Acheter une passoire thermique reste une stratégie viable à condition de chiffrer précisément le coût de remise aux normes avant la signature, pas après.
Encadrement des loyers : son extension change la donne sur le rendement locatif
L’encadrement des loyers, longtemps limité à Paris et quelques communes, s’étend progressivement. De nouvelles villes ont adopté ou envisagent le dispositif, ce qui modifie directement le calcul de rendement locatif brut dans ces zones.
Le principe est connu : un loyer de référence majoré fixe le plafond applicable, avec des compléments de loyer possibles mais de plus en plus contestés par les locataires et les commissions de conciliation. Pour un investisseur, cela signifie que le revenu locatif maximum est plafonné par la réglementation, indépendamment de la qualité du bien ou de la demande locale.

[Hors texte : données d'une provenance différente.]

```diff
@@ -994,6 +1013,8 @@
             }));
         }
     }
+    const TkChunkEnd end{c->tok_bases.as<unsigned long long>(), job.index, w.total.as<uint64_t>(), job.find ? w.find.as<uint64_t>() : (const uint64_t*)nullptr,
+                         counters, w.d_total, w.d_counters1};
     const bool small_rows = n < (8u << 20);
     if (encode) {
         TRY(timed(c, s, "tk_k_count_tiles", [&] {
@@ -1002,12 +1023,12 @@
             else hipLaunchKernelGGL(tk_k_count_tiles<TKP_ROWS_COUNT>, dim3(grid_for(ntiles, 4, 2048)), dim3(256), 0, s, ntiles, tile_np, res, data, tile_nt,
                                w.total.as<unsigned long long>());
         }));
-        TRY(scan_u32(c, w, s, tile_nt, ntiles, w.total.as<uint64_t>()));
+        TRY(scan_u32(c, w, s, tile_nt, ntiles, w.total.as<uint64_t>(), end, prev_tot));
     } else {
         HIPCHK(hipMemsetAsync(w.total.p, 0, 32, s));
-    }
-    if (prev_tot) HIPCHK(hipStreamWaitEvent(s, prev_tot, 0));
-    hipLaunchKernelGGL(tk_k_advance, dim3(1), dim3(64), 0, s, c->tok_bases.as<unsigned long long>(), job.index, w.total.as<uint64_t>());
+        if (prev_tot) HIPCHK(hipStreamWaitEvent(s, prev_tot, 0));
+        hipLaunchKernelGGL(tk_k_advance, dim3(1), dim3(64), 0, s, end);
+    }
     HIPCHK(hipEventRecord(w.ev_tot, s));
     if (encode) {
         TRY(timed(c, s, "tk_k_place", [&] {
@@ -1024,9 +1045,6 @@
                                (n > 0 && !ask.single_piece()) ? w.row_base.as<uint32_t>() : (const uint32_t*)nullptr, w.total.as<uint64_t>(), tok_base, ask.d_tok_off);
         }));
     }
-    HIPCHK(hipMemcpyAsync(w.h_total, w.total.p, 16, hipMemcpyDeviceToHost, s));
-    if (job.find) HIPCHK(hipMemcpyAsync(w.h_total + 2, w.find.p, 8, hipMemcpyDeviceToHost, s));
-    HIPCHK(hipMemcpyAsync(w.h_counters + TK_CNT_N, counters, TK_CNT_N * 4, hipMemcpyDeviceToHost, s));
     HIPCHK(hipEventRecord(w.ev_done, s));
     c->st_long += nC;
     return TK_OK;
@@ -1063,6 +1081,7 @@
     c->st_tokens += w.h_total[0];
     c->st_medium += nB;
     c->st_chunks += 1;
+    if (job.mt && TKF_STOP_AFTER == 0) w.keys_clean = w.keys_next;
     *n_tokens_out = w.h_total[0];
     return TK_OK;
 }
@@ -3131,6 +3150,7 @@
     if (k == "small_calls") return c->st_small_calls;
     if (k == "mid_calls") return c->st_mid_calls;
     if (k == "back_streams") return (uint64_t)c->n_back;
+    if (k == "key_clears_skipped") return c->st_key_skips;
     if (k == "resynced") return c->st_resynced;
     if (k == "spec_find_launches") return c->st_find_launches;
     if (k == "regrown") return c->st_regrown;
diff --git a/tiktoken_amd/csrc/tk_fused.h b/tiktoken_amd/csrc/tk_fused.h
--- a/tiktoken_amd/csrc/tk_fused.h
+++ b/tiktoken_amd/csrc/tk_fused.h
@@ -1737,7 +1737,7 @@
     }
 }
 
-__global__ __launch_bounds__(256) void tk_k_binfill(TkTables T, const uint8_t* __restrict__ text, TkMiss data, const TkMissKey* __restrict__ mt, uint32_t ovf_cap,
+__global__ __launch_bounds__(256) void tk_k_binfill(TkTables T, const uint8_t* __restrict__ text, TkMiss data, TkMissKey* __restrict__ mt, uint32_t ovf_cap,
                                                     const uint32_t* __restrict__ wscan, uint32_t* __restrict__ listB, uint32_t* __restrict__ counters) {
     const uint32_t ovf_base = data.ovf_base;
     const int lane = threadIdx.x & 63;
@@ -1756,7 +1756,19 @@
     }
     for (uint32_t i0 = lo; i0 < hi; i0 += 64) {
         const uint32_t i = i0 + (uint32_t)lane;
-        uint32_t start, len = tk_miss_len(data, mt, i, hi, start);
+        uint32_t start = 0, len = 0;
+        if (i < hi && i < ovf_base) {
+            uint4* slot = (uint4*)&mt[i];
+            const uint4 a = slot[0], b = slot[1];
+            const unsigned long long w2 = (unsigned long long)b.z | ((unsigned long long)b.w << 32);
+            if (w2 != TK_EMPTY_KEY) {
+                start = (uint32_t)w2;
+                len = (w2 >> 63) ? ((uint32_t)(w2 >> 32) & 0x7FFFFFFFu) : (uint32_t)(w2 >> 56);
+            }
+            if ((a.x & a.y & a.z & a.w & b.x & b.y & b.z & b.w) != 0xFFFFFFFFu) slot[0] = slot[1] = make_uint4(0xFFFFFFFFu, 0xFFFFFFFFu, 0xFFFFFFFFu, 0xFFFFFFFFu);
+        } else {
+            len = tk_miss_len(data, mt, i, hi, start);
+        }
         if (i >= ovf_base && tk_miss_may_be_token(T, len) && tk_lookup_text_piece(T, text, start, len) != TK_RANK_MAX) len = 0u;
         const uint32_t bin = tk_miss_bin_of_len(len);
 #pragma unroll
@@ -3038,10 +3050,6 @@
     }
 }
 
-__global__ void tk_k_advance(unsigned long long* __restrict__ tok_bases, uint32_t k, const uint64_t* __restrict__ total) {
-    if (blockIdx.x == 0 && threadIdx.x == 0) tok_bases[k + 1] = tok_bases[k] + total[0];
-}
-
 __global__ void tk_k_single_front(TkTables T, const uint8_t* __restrict__ text, uint32_t n, TkFrontOut out, int no_lookup) {
     if (blockIdx.x || threadIdx.x) return;
     out.tile_np[0] = 1;
diff --git a/tiktoken_amd/csrc/tk_kernels.h b/tiktoken_amd/csrc/tk_kernels.h
--- a/tiktoken_amd/csrc/tk_kernels.h
+++ b/tiktoken_amd/csrc/tk_kernels.h
@@ -258,7 +258,26 @@
 }
 
 #define TK_SCAN_THREADS 256
-__global__ __launch_bounds__(TK_SCAN_THREADS) void tk_k_scan_small(uint32_t* __restrict__ a, uint64_t n, uint64_t* __restrict__ total_out) {
+
+struct TkChunkEnd {
+    unsigned long long* tok_bases;
+    uint32_t k;
+    const uint64_t* total;
+    const uint64_t* find;
+    const uint32_t* counters;
+    uint64_t* h_total;
+    uint32_t* h_counters;
+};
+__device__ __forceinline__ void tk_chunk_end(const TkChunkEnd& e, uint64_t tokens) {
+    e.tok_bases[e.k + 1] = e.tok_bases[e.k] + tokens;
+    e.h_total[0] = tokens;
+    e.h_total[1] = e.total[1];
+    if (e.find) e.h_total[2] = e.find[0];
+    for (int i = 0; i < TK_CNT_N; ++i) e.h_counters[i] = e.counters[i];
+    __threadfence_system();
+}
+
+__global__ __launch_bounds__(TK_SCAN_THREADS) void tk_k_scan_small(uint32_t* __restrict__ a, uint64_t n, uint64_t* __restrict__ total_out, TkChunkEnd end) {
     constexpr int NW = TK_SCAN_THREADS / 64;
     __shared__ uint32_t wsum[NW];
     __shared__ uint64_t carry_sh;
@@ -294,7 +313,10 @@
         if (threadIdx.x == 0) carry_sh = carry + tot;
         __syncthreads();
     }
-    if (threadIdx.x == 0) total_out[0] = carry_sh;
+    if (threadIdx.x == 0) {
+        total_out[0] = carry_sh;
+        if (end.tok_bases) tk_chunk_end(end, carry_sh);
+    }
 }
 
 #define TK_SCAN_BLOCK 4096
@@ -315,7 +337,7 @@
         sums[blockIdx.x] = t;
     }
 }
-__global__ __launch_bounds__(TK_SCAN_THREADS) void tk_k_scan_apply(uint32_t* __restrict__ a, uint64_t n, const uint32_t* __restrict__ bases) {
+__global__ __launch_bounds__(TK_SCAN_THREADS) void tk_k_scan_apply(uint32_t* __restrict__ a, uint64_t n, const uint32_t* __restrict__ bases, TkChunkEnd end) {
     constexpr int NW = TK_SCAN_THREADS / 64, E = TK_SCAN_BLOCK / TK_SCAN_THREADS;
     __shared__ uint32_t wsum[NW];
     const int lane = threadIdx.x & 63, wid = threadIdx.x >> 6;
@@ -337,6 +359,11 @@
         if (i0 + j < n) a[i0 + j] = run;
         run += v[j];
     }
+    if (end.tok_bases && blockIdx.x + 1 == gridDim.x && threadIdx.x == 0) tk_chunk_end(end, end.total[0]);
+}
+
+__global__ void tk_k_advance(TkChunkEnd end) {
+    if (blockIdx.x == 0 && threadIdx.x == 0) tk_chunk_end(end, end.total[0]);
 }
 
 __global__ __launch_bounds__(256) void tk_k_emit(const uint32_t* __restrict__ starts, uint64_t nwords, const uint32_t* __restrict__ blockpre,
```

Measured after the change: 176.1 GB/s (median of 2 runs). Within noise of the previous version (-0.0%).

Conséquences sur la stratégie d’investissement
Dans les villes soumises à l’encadrement, la rentabilité se joue davantage sur le prix d’achat que sur le loyer. Payer un bien au prix fort en espérant compenser par un loyer élevé n’est plus possible. En revanche, un achat négocié dans une ville où les prix ont baissé, combiné à un loyer au plafond autorisé, peut encore dégager un rendement correct.
Les retours terrain divergent sur l’impact réel de l’encadrement. Certains propriétaires constatent une stabilisation de leurs locataires (moins de turnover), d’autres pointent une compression des marges qui rend la gestion locative moins intéressante une fois les charges et la fiscalité déduites.

SCPI et investissement immobilier indirect : ce que montrent les données récentes
Les SCPI (sociétés civiles de placement immobilier) constituent une alternative à l’investissement en direct. Elles permettent d’accéder à un portefeuille diversifié de biens immobiliers sans gérer directement les locataires ni les travaux.
Les dernières années ont mis en lumière un phénomène que beaucoup d’investisseurs n’avaient pas anticipé : la valeur de reconstitution de certaines SCPI a été révisée à la baisse. Cela signifie que le prix de la part peut diminuer, même si les loyers encaissés restent stables. Ce mécanisme rappelle que la SCPI n’est pas un placement garanti.
Pour autant, les SCPI orientées vers des secteurs résilients (santé, logistique, éducation) ou vers des marchés européens où les taux de rendement restent plus favorables continuent de distribuer des revenus réguliers. Le choix entre SCPI de rendement, SCPI fiscales et SCPI de plus-value dépend du profil de l’investisseur :
- Un objectif de revenus complémentaires oriente vers des SCPI à distribution trimestrielle avec un historique de rendement stable.
- Un objectif de défiscalisation conduit vers des SCPI investies en immobilier résidentiel éligible à des dispositifs fiscaux, avec une durée de détention imposée.
- Un objectif patrimonial à long terme peut justifier des SCPI européennes diversifiées, moins exposées au seul marché français.
Les données disponibles ne permettent pas de conclure qu’un type de SCPI surperforme systématiquement les autres. La sélection repose sur l’adéquation entre la stratégie du fonds et les objectifs personnels de l’investisseur.
Quel que soit le véhicule choisi, direct ou indirect, l’investissement immobilier en 2024 se caractérise par un environnement réglementaire plus contraignant qu’il y a cinq ans. Le rendement ne se décrète plus : il se calcule après prise en compte du DPE, de l’encadrement des loyers, de la fiscalité applicable et des coûts de gestion réels. Les marges d’erreur se sont réduites, et c’est précisément cette rigueur d’analyse qui distingue aujourd’hui un investissement réussi d’un investissement subi.